La guerra contro la Repubblica Islamica

Quanto stava facendo l’Iran era l’accumulare grandi quantità di uranio arricchito al 60%; un livello di arricchimento che avrebbe permesso di produrre facilmente grandi quantità di uranio al 90%, utilizzabile a fini militari. Una scelta politica dettata dall’arroganza e dal tatticismo ambiguo che distingue il regime di Teheran, che si è rivelato anche un clamoroso errore di calcolo politico. Ma l’uranio arricchito da solo non rappresenta un ordigno nucleare, per il quale sono necessari componenti altamente tecnologici e, soprattutto la capacità di ridurre il peso di un ordigno nucleare per poterlo istallare sui missili balistici. Le agenzie di intelligence statunitensi stimavano che gli iraniani avessero bisogno di almeno due/tre anni.
La verità è che il primo ministro israeliano, Bibi Netanyahu voleva fortissimamente da anni attaccare il suo nemico par excellence: tagliare la testa del serpente, come diceva. Un desiderio frustrato dai ripetuti divieti delle passate amministrazioni statunitensi, ma reso possibile dalla concomitanza di due fattori: da un lato l’appoggio incondizionato dell’amministrazione Trump a ogni decisione del governo di ultra-destra di Tel Aviv; dall’altro, la considerazione che questo fosse il momento migliore. La reazione israeliana al 7 ottobre 2023 ha infatti completamente divelto il cosiddetto “ring of fire” costruito dall’Iran attorno allo stato ebraico: ha dapprima annichilito Hamas, certo a costo di distruggere completamente Gaza, massacrando impunemente decine di migliaia di donne e bambini palestinesi innocenti. Poi ha azzerato i vertici politici e militari di Hezbollah, privandolo quasi di ogni capacità militare. Caduta infine la Siria, l’Iran appariva debole e isolato come non mai.

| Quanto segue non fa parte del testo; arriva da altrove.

template <int MODE>
__global__ void __launch_bounds__(256, WPS)
syrk_kernel(const double* __restrict__ U, int64_t ldu, int64_t K, int64_t c0, int64_t lim,
            double* __restrict__ C, int64_t ldc, double* __restrict__ slab, int64_t ntiles, SliceBounds sb,
            double* __restrict__ Ld, double* __restrict__ Dinv, int32_t* __restrict__ info, int64_t fk0,
            TileOwner own) {
  constexpr int LDS_DOUBLES = (2 * STAGE > CNB * PS + CNB + 16) ? 2 * STAGE : CNB * PS + CNB + 16;
  __shared__ __attribute__((aligned(16))) double lds[LDS_DOUBLES];

  const int64_t wg = blockIdx.x;
  const int lane = threadIdx.x & 63;
  const int wave = __builtin_amdgcn_readfirstlane(threadIdx.x >> 6);
  const int wm = wave >> 1, wn = wave & 1;
  const int frag_row = lane >> 4, frag_col = lane & 15;
  const int64_t nst = (K + BK - 1) / BK;
  const int64_t rlim = c0 + lim;

  if constexpr (MODE == kSplit || MODE == kPersist || MODE == kPersistFused) {
    auto run_unit = [&](int sl, int64_t t) {
    int64_t ti, tj;
    tile_of(t, ti, tj);
    const bool diag = (ti == tj);
    const int64_t i0 = c0 + ti * BT, j0 = c0 + tj * BT;
    const bool active = (i0 + wm * 64 < rlim) && (j0 + wn * 64 < rlim) && !(diag && wm == 1 && wn == 0);
    d4 acc[4][4];
#pragma unroll
    for (int a = 0; a < 4; a++)
#pragma unroll
      for (int b = 0; b < 4; b++) acc[a][b] = (d4){0.0, 0.0, 0.0, 0.0};
    const int64_t ks0 = sb.b[sl];
    const int64_t ks1 = sb.b[sl + 1] < nst ? sb.b[sl + 1] : nst;
    tile_pass<false>(U, ldu, K, i0, j0, diag, active, ks0, ks1 > ks0 ? ks1 - ks0 : 0, lds, acc, wave, lane);
    if (MODE == kSplit && sb.carry && sb.n > 1) {
      int32_t* tflags = reinterpret_cast<int32_t*>(slab);
      double* out = C + i0 * ldc + j0 + (wm * 64 + 4 * frag_row) * ldc + wn * 64 + 4 * frag_col;
      if (sl > 0 || sb.accum) {
        if (sl > 0) {
          if (threadIdx.x == 0) wait_flag(&tflags[t], sl, tflags + ntiles);
          __syncthreads();
          __builtin_amdgcn_fence(__ATOMIC_ACQUIRE, "agent");
        }
        if (active) {
          double2 prev[4][4][2];
#pragma unroll
          for (int m = 0; m < 4; m++)
#pragma unroll
            for (int r = 0; r < 4; r++) {
              const double* o = out + (16 * r + m) * ldc;
              prev[m][r][0] = *reinterpret_cast<const double2*>(o);
              prev[m][r][1] = *reinterpret_cast<const double2*>(o + 2);
            }
#pragma unroll
          for (int m = 0; m < 4; m++)
#pragma unroll
            for (int r = 0; r < 4; r++) {
              acc[m][0][r] = prev[m][r][0].x + acc[m][0][r];
              acc[m][1][r] = prev[m][r][0].y + acc[m][1][r];
              acc[m][2][r] = prev[m][r][1].x + acc[m][2][r];
              acc[m][3][r] = prev[m][r][1].y + acc[m][3][r];
            }
        }
      }
      if (active) {
#pragma unroll
        for (int m = 0; m < 4; m++)
#pragma unroll
          for (int r = 0; r < 4; r++) {
            double* o = out + (16 * r + m) * ldc;
#pragma unroll
            for (int q = 0; q < 4; q++) st_agent(o + q, acc[m][q][r]);
          }
      }
      publish_flag(&tflags[t], sl + 1, threadIdx.x);
    } else if (MODE == kPersistFused && sb.n > 1) {
      const int64_t per = (int64_t)BT * BT;
      const int64_t eoff = (wm * 64 + 4 * frag_row) * BT + wn * 64 + 4 * frag_col;
      if (active) {
        double* out = slab + ((int64_t)sl * ntiles + t) * per + eoff;
#pragma unroll
        for (int m = 0; m < 4; m++)
#pragma unroll
          for (int r = 0; r < 4; r++) {
            double* o = out + (16 * r + m) * BT;
            *reinterpret_cast<double2*>(o) = make_double2(acc[m][0][r], acc[m][1][r]);
            *reinterpret_cast<double2*>(o + 2) = make_double2(acc[m][2][r], acc[m][3][r]);
          }
      }
      asm volatile("s_waitcnt vmcnt(0)" ::: "memory");
      __syncthreads();
      int* s_last = reinterpret_cast<int*>(lds);
      if (threadIdx.x == 0) {
        __builtin_amdgcn_fence(__ATOMIC_RELEASE, "agent");
        asm volatile("s_waitcnt vmcnt(0)" ::: "memory");
        const bool lt = __hip_atomic_fetch_add(&info[8 + t], 1, __ATOMIC_RELAXED, __HIP_MEMORY_SCOPE_AGENT) == sb.n - 1;
        if (lt) {
          __builtin_amdgcn_fence(__ATOMIC_ACQUIRE, "agent");
          asm volatile("s_waitcnt vmcnt(0)" ::: "memory");
        }
        *s_last = lt;
      }
      __syncthreads();
      const bool last = *s_last != 0;
      __syncthreads();
      if (last && active) {
        double* gout = C + (i0 + wm * 64 + 4 * frag_row) * ldc + j0 + wn * 64 + 4 * frag_col;
        const double* tbase = slab + t * per + eoff;
#pragma unroll 1
        for (int mr = 0; mr < 16; mr++) {
          const int m = mr & 3, r = mr >> 2;
          double2 v01 = make_double2(0.0, 0.0), v23 = make_double2(0.0, 0.0);
          for (int s2 = 0; s2 < sb.n; s2++) {
            const double* src = tbase + (int64_t)s2 * ntiles * per + (16 * r + m) * BT;
            const double2 x01 = *reinterpret_cast<const double2*>(src), x23 = *reinterpret_cast<const double2*>(src + 2);
            v01.x += x01.x;
            v01.y += x01.y;
            v23.x += x23.x;
            v23.y += x23.y;
          }
          double* g = gout + (16 * r + m) * ldc;
          if (sb.accum) {
            const double2 a01 = *reinterpret_cast<const double2*>(g), a23 = *reinterpret_cast<const double2*>(g + 2);
            v01 = make_double2(a01.x + v01.x, a01.y + v01.y);
            v23 = make_double2(a23.x + v23.x, a23.y + v23.y);
          }
          *reinterpret_cast<double2*>(g) = v01;
          *reinterpret_cast<double2*>(g + 2) = v23;
        }
      }
    } else if (active) {
      const int64_t ld = sb.n == 1 ? ldc : BT;
      double* out = (sb.n == 1 ? C + i0 * ldc + j0 : slab + ((int64_t)sl * ntiles + t) * (BT * BT)) +
                    (wm * 64 + 4 * frag_row) * ld + wn * 64 + 4 * frag_col;
#pragma unroll
      for (int m = 0; m < 4; m++)
#pragma unroll
        for (int r = 0; r < 4; r++) {
          double* o = out + (16 * r + m) * ld;
          *reinterpret_cast<double2*>(o) = make_double2(acc[m][0][r], acc[m][1][r]);
          *reinterpret_cast<double2*>(o + 2) = make_double2(acc[m][2][r], acc[m][3][r]);
        }
    }
    };
    const int64_t T8 = (ntiles + 7) & ~(int64_t)7;
    if constexpr (MODE == kPersist || MODE == kPersistFused) {
      __shared__ int64_t s_unit;
      int32_t* ctr = info;
      const int xcc = (int)(__builtin_amdgcn_s_getreg((20 << 0) | (0 << 6) | (31 << 11)) & 7);
      const int64_t per = T8 >> 3;
      int q = xcc;
      for (int tries = 0; tries < 8;) {
        const int64_t qt0 = q * per;
        const int64_t qt1 = qt0 + per < ntiles ? qt0 + per : ntiles;
        const int64_t nq = qt1 > qt0 ? qt1 - qt0 : 0;
        if (threadIdx.x == 0) s_unit = atomicAdd(&ctr[q], 1);
        __syncthreads();
        const int64_t u = s_unit;
        __syncthreads();
        if (u >= nq * sb.n) {
          q = (q + 1) & 7;
          tries++;
          continue;
        }
        const int sl = (int)(u / nq);
        run_unit(sl, qt0 + (u - (int64_t)sl * nq));
      }
      return;
    } else {
      const int sl = (int)(wg / T8);
      const int64_t u = wg - (int64_t)sl * T8;
      const int64_t t = (u & 7) * (T8 >> 3) + (u >> 3);
      if (t >= ntiles) return;
      run_unit(sl, t);
    }
    return;
  } else {
    int64_t ti, tj;
    if (own.nranks > 1) {
      const int64_t c = blockIdx.y;
      const int64_t J = c < own.ncols ? own.j_first + c * own.nranks : own.rhs_tile;
      tj = J - c0 / BT;
      ti = own.ti0 + blockIdx.x;
      if (ti > tj) return;
    } else {
      tile_of(wg, ti, tj);
    }
    const bool diag = (ti == tj);
    const int64_t i0 = c0 + ti * BT, j0 = c0 + tj * BT;
    const bool active = (i0 + wm * 64 < rlim) && (j0 + wn * 64 < rlim) && !(diag && wm == 1 && wn == 0);
    d4 acc[4][4];
    const int64_t col0 = j0 + wn * 64 + 4 * frag_col;
#pragma unroll
    for (int m = 0; m < 4; m++)
#pragma unroll
      for (int r = 0; r < 4; r++) {
        const int64_t row = i0 + wm * 64 + 4 * frag_row + 16 * r + m;
        double2 c01 = make_double2(0.0, 0.0), c23 = make_double2(0.0, 0.0);
        if (active && row < rlim && col0 < rlim) {
          c01 = *reinterpret_cast<const double2*>(C + row * ldc + col0);
          c23 = *reinterpret_cast<const double2*>(C + row * ldc + col0 + 2);
        }
        acc[m][0][r] = c01.x;
        acc[m][1][r] = c01.y;
        acc[m][2][r] = c23.x;
        acc[m][3][r] = c23.y;
      }
    tile_pass<true>(U, ldu, K, i0, j0, diag, active, 0, nst, lds, acc, wave, lane);
    const bool factor_next = fk0 >= 0 && wg == 0;
    if (!active && !factor_next) return;
#pragma unroll
    for (int m = 0; m < 4; m++)
#pragma unroll
      for (int r = 0; r < 4; r++) {
        const int64_t row = i0 + wm * 64 + 4 * frag_row + 16 * r + m;
        if (active && row < rlim && col0 < rlim) {
          *reinterpret_cast<double2*>(C + row * ldc + col0) = make_double2(acc[m][0][r], acc[m][1][r]);
          *reinterpret_cast<double2*>(C + row * ldc + col0 + 2) = make_double2(acc[m][2][r], acc[m][3][r]);
        }
      }
    if (factor_next) {
      double* Us = lds;
      double* rinv = lds + CNB * PS;
      if (wave == 0) {
#pragma unroll
        for (int m = 0; m < 4; m++)
#pragma unroll
          for (int q = 0; q < 4; q++)
#pragma unroll
            for (int r = 0; r < 4; r++) Us[(4 * frag_row + 16 * r + m) * PS + 4 * frag_col + q] = acc[m][q][r];
      }
      __syncthreads();
      const int bad = factor_diag_block(Us, rinv, threadIdx.x);
      if (threadIdx.x == 0 && bad >= 0) atomicCAS(info, 0, (int32_t)(fk0 + bad + 1));
      store_factor(Us, rinv, Ld + fk0 * CNB, Dinv + (fk0 / 16) * 256, threadIdx.x);
    }
  }
}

E così Israele ha attaccato; un bombardamento pesantissimo non solo contro le istallazioni nucleari e del programma missilistico, ma che ha colpito il cuore stesso di Teheran, uccidendo quasi tutti i vertici militari iraniani e dei potentissimi pasdaran, oltre a diversi importanti scienziati nucleari, grazie anche alla penetrazione di agenti segreti e forze speciali nel paese nemico. Il regime islamico, dopo l’iniziale sorpresa sta reagendo con una forza maggiore di quanto sperato da Netanyahu, con un lancio di razzi che sono spesso riusciti a “bucare” il celebrato scudo anti-missile Iron Dome.
Apparentemente, Trump non voleva questa nuova guerra. In realtà, con il passare dei giorni, gli Stati Uniti hanno mostrato crescente sostegno alle operazioni militari israeliane, minacciando di intervenire direttamente nel conflitto se Teheran non si fosse arresa incondizionatamente. Una richiesta ovviamente rigettata da un regime indebolito e ferito dalla micidiale precisione dei colpi inferti da Tel Aviv, ma disposto a lottare fino alla fine. Anche perché appare chiaro che l’obiettivo sia quello di un regime change imposto con le armi e non già solo della distruzione del suo programma nucleare.

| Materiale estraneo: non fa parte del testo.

-                cs.tc[k] = odd ? cc[k] : cs.tc[k];
+            if constexpr (RHOP < 0) {
+                const bool odd = (rho & 1) != 0;
+                const bool emit = odd && (2 * I >= r0) && (2 * I < r1) && I >= ca.win.emit_lo && I < ca.win.emit_hi;
+                T o[CW];
+#pragma unroll
+                for (int k = 0; k < CW; ++k) {
+                    T corners = cs.ct[k] + cl[k]; corners = corners + cr[k];
+                    const T edges = cs.em[k] + cc[k];
+                    o[k] = wgt * ((corners + (T)2 * edges) + (T)4 * cs.mc[k]);
+                    if constexpr (EDGE) o[k] = (ccol + k == 0 || ccol + k >= ca.NC) ? (T)0 : o[k];
+                }
+                {
+                    const unsigned at = (st && emit) ? ((unsigned)(I - fo.crb) * fo.cpitch_bytes + fo.clane_off) : kOobOffset;
+                    if constexpr (CW == 1) { bstore8(o[0], fo.cb, at); bstore8((T)0, fo.cz, at); }
+                    else { bstore8(make_float2((float)o[0], (float)o[1]), fo.cb, at); bstore8(make_float2(0.f, 0.f), fo.cz, at); }
+                }
+#pragma unroll
+                for (int k = 0; k < CW; ++k) {
+                    const T lr = cl[k] + cr[k];
+                    const T em = lr + cs.tc[k];
+                    cs.em[k] = odd ? cs.em[k] : em;
+                    cs.mc[k] = odd ? cs.mc[k] : cc[k];
+                    cs.ct[k] = odd ? lr : cs.ct[k];
+                    cs.tc[k] = odd ? cc[k] : cs.tc[k];
+                }
+            } else if constexpr (RHOP == 1) {
+                auto close_row = [&](bool emit) {
+                    T o[CW];
+#pragma unroll
+                    for (int k = 0; k < CW; ++k) {
+                        T corners = cs.ct[k] + cl[k]; corners = corners + cr[k];
+                        const T edges = cs.em[k] + cc[k];
+                        o[k] = wgt * ((corners + (T)2 * edges) + (T)4 * cs.mc[k]);
+                        if constexpr (EDGE) o[k] = (ccol + k == 0 || ccol + k >= ca.NC) ? (T)0 : o[k];
+                    }
+                    const unsigned at = (st && emit) ? ((unsigned)(I - fo.crb) * fo.cpitch_bytes + fo.clane_off) : kOobOffset;
+                    if constexpr (CW == 1) { bstore8(o[0], fo.cb, at); bstore8((T)0, fo.cz, at); }
+                    else { bstore8(make_float2((float)o[0], (float)o[1]), fo.cb, at); bstore8(make_float2(0.f, 0.f), fo.cz, at); }
+                };
+                close_row((2 * I >= r0) && (2 * I < r1) && I >= ca.win.emit_lo && I < ca.win.emit_hi);
+#pragma unroll
+                for (int k = 0; k < CW; ++k) { cs.ct[k] = cl[k] + cr[k]; cs.tc[k] = cc[k]; }
+            } else {
+#pragma unroll
+                for (int k = 0; k < CW; ++k) { cs.em[k] = (cl[k] + cr[k]) + cs.tc[k]; cs.mc[k] = cc[k]; }
             }
         }
     }
@@ -1136,7 +1215,6 @@
     using V = typename VecOf<T>::type;
     constexpr int W = VecOf<T>::W;
     constexpr int CW = W / 2;
-    constexpr int ETOP = POST ? 1 : 0;
     constexpr int EBOT = POST == 1 ? 2 : (POST == 2 ? 1 : 0);
     const V Z = vzero((V*)nullptr);
     const long ccol = col / 2;
@@ -1162,9 +1240,12 @@
     cs.acc = 0.0;
 #pragma unroll
     for (int k = 0; k < CW; ++k) cs.ct[k] = cs.tc[k] = cs.em[k] = cs.mc[k] = (T)0;
+#pragma unroll
+    for (int k = 0; k <= CW; ++k) cs.ea[k] = (T)0;
     CycleArgs ca;
     ca.cpitch = cpitch; ca.NC = N / 2; ca.r0 = r0; ca.r1 = r1; ca.zero_in = zero_in; ca.win = win;
-    const int y0 = r0 - K - ETOP;
+    constexpr int PAR = cycle_par<T, K, POST, SM>();
+    const int y0 = cycle_y0<T, K, POST, SM>(r0);
     ca.y_end = r1 + K + EBOT + (cycle_skew<T, K, PRE, POST, SM, AR>() > 0 ? 1 : 0);
     constexpr int kRound = BL ? kBRing : trip_steps<T>();
     const int steps = (ca.y_end - y0 + kRound - 1) / kRound * kRound;
@@ -1181,10 +1262,17 @@
     for (int q = 0; q < PFD; ++q)
         cycle_loads<T, EDGE, ZIN>(nin[q][0], nbn[q][0], y0 + q, pv, pb, pitch, N, ca.y_end, ld, ca.zero_in, ca.win, fo);
     if (PRE) {
-#pragma unroll
-        for (int q = 0; q < CPFD; ++q) coarse_loads<T, EDGE>(pe[q], y0 + q, coarse_e, cpitch, ccol, N, cld, ca.win, fo);
-    }
-#define MGX_CSTEP(RP, Y) cycle_step<T, K, PRE, POST, SM, EDGE, RP, BL, ZIN, AR>(lev, bw, ring, ring2, rawq, nin[(RP) % PFD], nbn[(RP) % PFD], pe[(RP) % CPFD], cs, Y, pv, pb, po, coarse_e, coarse_b, coarse_zero, wgt, pitch, col, ccol, N, ca, ld, cld, st, c0, c1, fo)
+        if constexpr (PAR < 0) {
+#pragma unroll
+            for (int q = 0; q < CPFD; ++q) coarse_loads<T, EDGE>(pe[q], y0 + q, coarse_e, cpitch, ccol, N, cld, ca.win, fo);
+        } else {
+            coarse_row<T, EDGE>(cs.ea, y0 >> 1, cld, ca.win, fo);
+#pragma unroll
+            for (int q = 0; q < CPFD; ++q)
+                if (((PAR + q) & 1) == 1) coarse_row<T, EDGE>(pe[q].b, ((y0 + q) >> 1) + 1, cld, ca.win, fo);
+        }
+    }
+#define MGX_CSTEP(RP, Y) cycle_step<T, K, PRE, POST, SM, EDGE, RP, BL, ZIN, AR, (PAR < 0 ? -1 : ((PAR + (RP)) & 1))>(lev, bw, ring, ring2, rawq, nin[(RP) % PFD], nbn[(RP) % PFD], pe[(RP) % CPFD], cs, Y, pv, pb, po, coarse_e, coarse_b, coarse_zero, wgt, pitch, col, ccol, N, ca, ld, cld, st, c0, c1, fo)
     if constexpr (BL) {
 #define MGX_CTRIP(Y) do { MGX_CSTEP(0, Y); MGX_CSTEP(1, Y + 1); MGX_CSTEP(2, Y + 2); MGX_CSTEP(3, Y + 3); MGX_CSTEP(4, Y + 4); \
                           MGX_CSTEP(5, Y + 5); MGX_CSTEP(6, Y + 6); MGX_CSTEP(7, Y + 7); MGX_CSTEP(8, Y + 8); MGX_CSTEP(9, Y + 9); \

La caduta della Repubblica Islamica è da decenni il sogno neppure segreto della destra statunitense e di Israele. Mai realizzato, dato che l’Iran non è il fragile Iraq di Saddam Hussein e il regime islamista di Teheran è ben più radicato di quello della minoranza alawita in Siria, che si reggeva da più di un decennio solo sulle armi russe e iraniane. Non che il Nezam, il sistema di potere creatosi dopo la rivoluzione del 1978-9 sia popolare. Anzi: la maggior parte degli iraniani detesta la Guida Suprema, l’ayatollah Ali Khamenei, odia i pasdaran e tutto ciò che riguarda il regime. Ma questa opposizione non si è finora tradotta nella formazione di veri movimenti politici organizzati che potessero sfidarlo. Né sono emerse leadership carismatiche attorno a cui polarizzare un progetto alternativo all’attuale sistema di potere.
Anzi, questo conflitto – tanto più se Trump deciderà di eliminare Khamenei – rischia di trasformare l’Iran da un sistema teocratico in una più classica dittatura militare: eliminare i capi dei pasdaran non significa impedir loro di reprimere proteste o insurrezioni, ma solo incattivirli. Esiste un blocco sociale fatto dai ceti più disagiati, che beneficiano del clientelismo del regime, così come da una nuova borghesia legata al Nezam, in cui soldi e affari si mischiano alla gestione del potere e degli strumenti repressivi. Il sogno del regime change rischia così, ancora una volta, di rimanere tale, trasformandosi in un incubo per la popolazione, schiacciata fra l’incudine del regime e il martello degli attacchi militari israeliani (e forse americani).